**Work item:** In full and without alteration, output each record given here.

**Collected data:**
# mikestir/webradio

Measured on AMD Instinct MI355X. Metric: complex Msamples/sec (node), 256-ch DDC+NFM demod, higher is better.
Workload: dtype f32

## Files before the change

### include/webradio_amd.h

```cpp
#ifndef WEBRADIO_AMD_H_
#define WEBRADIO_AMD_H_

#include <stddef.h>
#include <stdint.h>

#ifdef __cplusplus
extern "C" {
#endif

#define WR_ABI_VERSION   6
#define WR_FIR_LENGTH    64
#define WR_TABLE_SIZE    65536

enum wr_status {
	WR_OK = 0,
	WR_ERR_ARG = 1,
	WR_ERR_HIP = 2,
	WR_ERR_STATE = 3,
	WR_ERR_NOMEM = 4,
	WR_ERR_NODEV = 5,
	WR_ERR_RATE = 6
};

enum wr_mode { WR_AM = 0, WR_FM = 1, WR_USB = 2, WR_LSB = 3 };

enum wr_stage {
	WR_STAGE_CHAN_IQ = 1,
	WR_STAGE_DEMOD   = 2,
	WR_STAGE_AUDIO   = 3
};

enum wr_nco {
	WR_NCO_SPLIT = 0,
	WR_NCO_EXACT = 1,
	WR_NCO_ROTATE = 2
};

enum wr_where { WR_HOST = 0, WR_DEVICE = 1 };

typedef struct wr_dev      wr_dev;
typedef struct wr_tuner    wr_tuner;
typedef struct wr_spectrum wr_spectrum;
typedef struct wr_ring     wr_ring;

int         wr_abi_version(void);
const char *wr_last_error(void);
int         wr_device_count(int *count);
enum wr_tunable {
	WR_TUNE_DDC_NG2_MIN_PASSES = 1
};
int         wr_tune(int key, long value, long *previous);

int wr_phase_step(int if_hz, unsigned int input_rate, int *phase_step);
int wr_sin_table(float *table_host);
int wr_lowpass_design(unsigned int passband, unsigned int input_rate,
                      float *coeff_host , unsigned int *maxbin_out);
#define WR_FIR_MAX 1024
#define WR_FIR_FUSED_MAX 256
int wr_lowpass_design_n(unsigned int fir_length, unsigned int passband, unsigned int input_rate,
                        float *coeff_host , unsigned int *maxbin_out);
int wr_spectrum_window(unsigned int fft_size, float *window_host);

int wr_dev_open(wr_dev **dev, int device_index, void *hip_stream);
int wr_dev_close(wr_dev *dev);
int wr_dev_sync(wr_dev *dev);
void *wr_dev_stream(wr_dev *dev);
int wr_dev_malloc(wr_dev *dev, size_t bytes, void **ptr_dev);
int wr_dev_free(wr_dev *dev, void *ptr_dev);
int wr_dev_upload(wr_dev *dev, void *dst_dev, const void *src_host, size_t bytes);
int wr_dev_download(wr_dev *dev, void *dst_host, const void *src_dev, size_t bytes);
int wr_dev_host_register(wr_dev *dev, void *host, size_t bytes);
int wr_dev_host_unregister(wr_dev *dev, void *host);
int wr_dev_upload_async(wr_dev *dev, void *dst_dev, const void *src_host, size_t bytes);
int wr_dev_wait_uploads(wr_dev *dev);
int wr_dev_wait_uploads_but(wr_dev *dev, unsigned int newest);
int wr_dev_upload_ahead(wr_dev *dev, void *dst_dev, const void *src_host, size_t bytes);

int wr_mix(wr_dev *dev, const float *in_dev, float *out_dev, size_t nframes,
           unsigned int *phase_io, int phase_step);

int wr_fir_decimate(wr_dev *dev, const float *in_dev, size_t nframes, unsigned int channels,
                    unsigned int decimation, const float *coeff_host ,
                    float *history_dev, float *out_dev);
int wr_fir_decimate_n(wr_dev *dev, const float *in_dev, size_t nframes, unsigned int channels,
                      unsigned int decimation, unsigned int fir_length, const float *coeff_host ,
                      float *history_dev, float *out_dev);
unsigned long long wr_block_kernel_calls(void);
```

**Output of the exercise:**
# mikestir/webradio

Measured on AMD Instinct MI355X. Metric: complex Msamples/sec (node), 256-ch DDC+NFM demod, higher is better.
Workload: dtype f32

## Files before the change

### include/webradio_amd.h

```cpp
#ifndef WEBRADIO_AMD_H_
#define WEBRADIO_AMD_H_

#include <stddef.h>
#include <stdint.h>

#ifdef __cplusplus
extern "C" {
#endif

#define WR_ABI_VERSION   6
#define WR_FIR_LENGTH    64
#define WR_TABLE_SIZE    65536

enum wr_status {
	WR_OK = 0,
	WR_ERR_ARG = 1,
	WR_ERR_HIP = 2,
	WR_ERR_STATE = 3,
	WR_ERR_NOMEM = 4,
	WR_ERR_NODEV = 5,
	WR_ERR_RATE = 6
};

enum wr_mode { WR_AM = 0, WR_FM = 1, WR_USB = 2, WR_LSB = 3 };

enum wr_stage {
	WR_STAGE_CHAN_IQ = 1,
	WR_STAGE_DEMOD   = 2,
	WR_STAGE_AUDIO   = 3
};

enum wr_nco {
	WR_NCO_SPLIT = 0,
	WR_NCO_EXACT = 1,
	WR_NCO_ROTATE = 2
};

enum wr_where { WR_HOST = 0, WR_DEVICE = 1 };

typedef struct wr_dev      wr_dev;
typedef struct wr_tuner    wr_tuner;
typedef struct wr_spectrum wr_spectrum;
typedef struct wr_ring     wr_ring;

int         wr_abi_version(void);
const char *wr_last_error(void);
int         wr_device_count(int *count);
enum wr_tunable {
	WR_TUNE_DDC_NG2_MIN_PASSES = 1
};
int         wr_tune(int key, long value, long *previous);

int wr_phase_step(int if_hz, unsigned int input_rate, int *phase_step);
int wr_sin_table(float *table_host);
int wr_lowpass_design(unsigned int passband, unsigned int input_rate,
                      float *coeff_host , unsigned int *maxbin_out);
#define WR_FIR_MAX 1024
#define WR_FIR_FUSED_MAX 256
int wr_lowpass_design_n(unsigned int fir_length, unsigned int passband, unsigned int input_rate,
                        float *coeff_host , unsigned int *maxbin_out);
int wr_spectrum_window(unsigned int fft_size, float *window_host);

int wr_dev_open(wr_dev **dev, int device_index, void *hip_stream);
int wr_dev_close(wr_dev *dev);
int wr_dev_sync(wr_dev *dev);
void *wr_dev_stream(wr_dev *dev);
int wr_dev_malloc(wr_dev *dev, size_t bytes, void **ptr_dev);
int wr_dev_free(wr_dev *dev, void *ptr_dev);
int wr_dev_upload(wr_dev *dev, void *dst_dev, const void *src_host, size_t bytes);
int wr_dev_download(wr_dev *dev, void *dst_host, const void *src_dev, size_t bytes);
int wr_dev_host_register(wr_dev *dev, void *host, size_t bytes);
int wr_dev_host_unregister(wr_dev *dev, void *host);
int wr_dev_upload_async(wr_dev *dev, void *dst_dev, const void *src_host, size_t bytes);
int wr_dev_wait_uploads(wr_dev *dev);
int wr_dev_wait_uploads_but(wr_dev *dev, unsigned int newest);
int wr_dev_upload_ahead(wr_dev *dev, void *dst_dev, const void *src_host, size_t bytes);

int wr_mix(wr_dev *dev, const float *in_dev, float *out_dev, size_t nframes,
           unsigned int *phase_io, int phase_step);

int wr_fir_decimate(wr_dev *dev, const float *in_dev, size_t nframes, unsigned int channels,
                    unsigned int decimation, const float *coeff_host ,
                    float *history_dev, float *out_dev);
int wr_fir_decimate_n(wr_dev *dev, const float *in_dev, size_t nframes, unsigned int channels,
                      unsigned int decimation, unsigned int fir_length, const float *coeff_host ,
                      float *history_dev, float *out_dev);
unsigned long long wr_block_kernel_calls(void);
```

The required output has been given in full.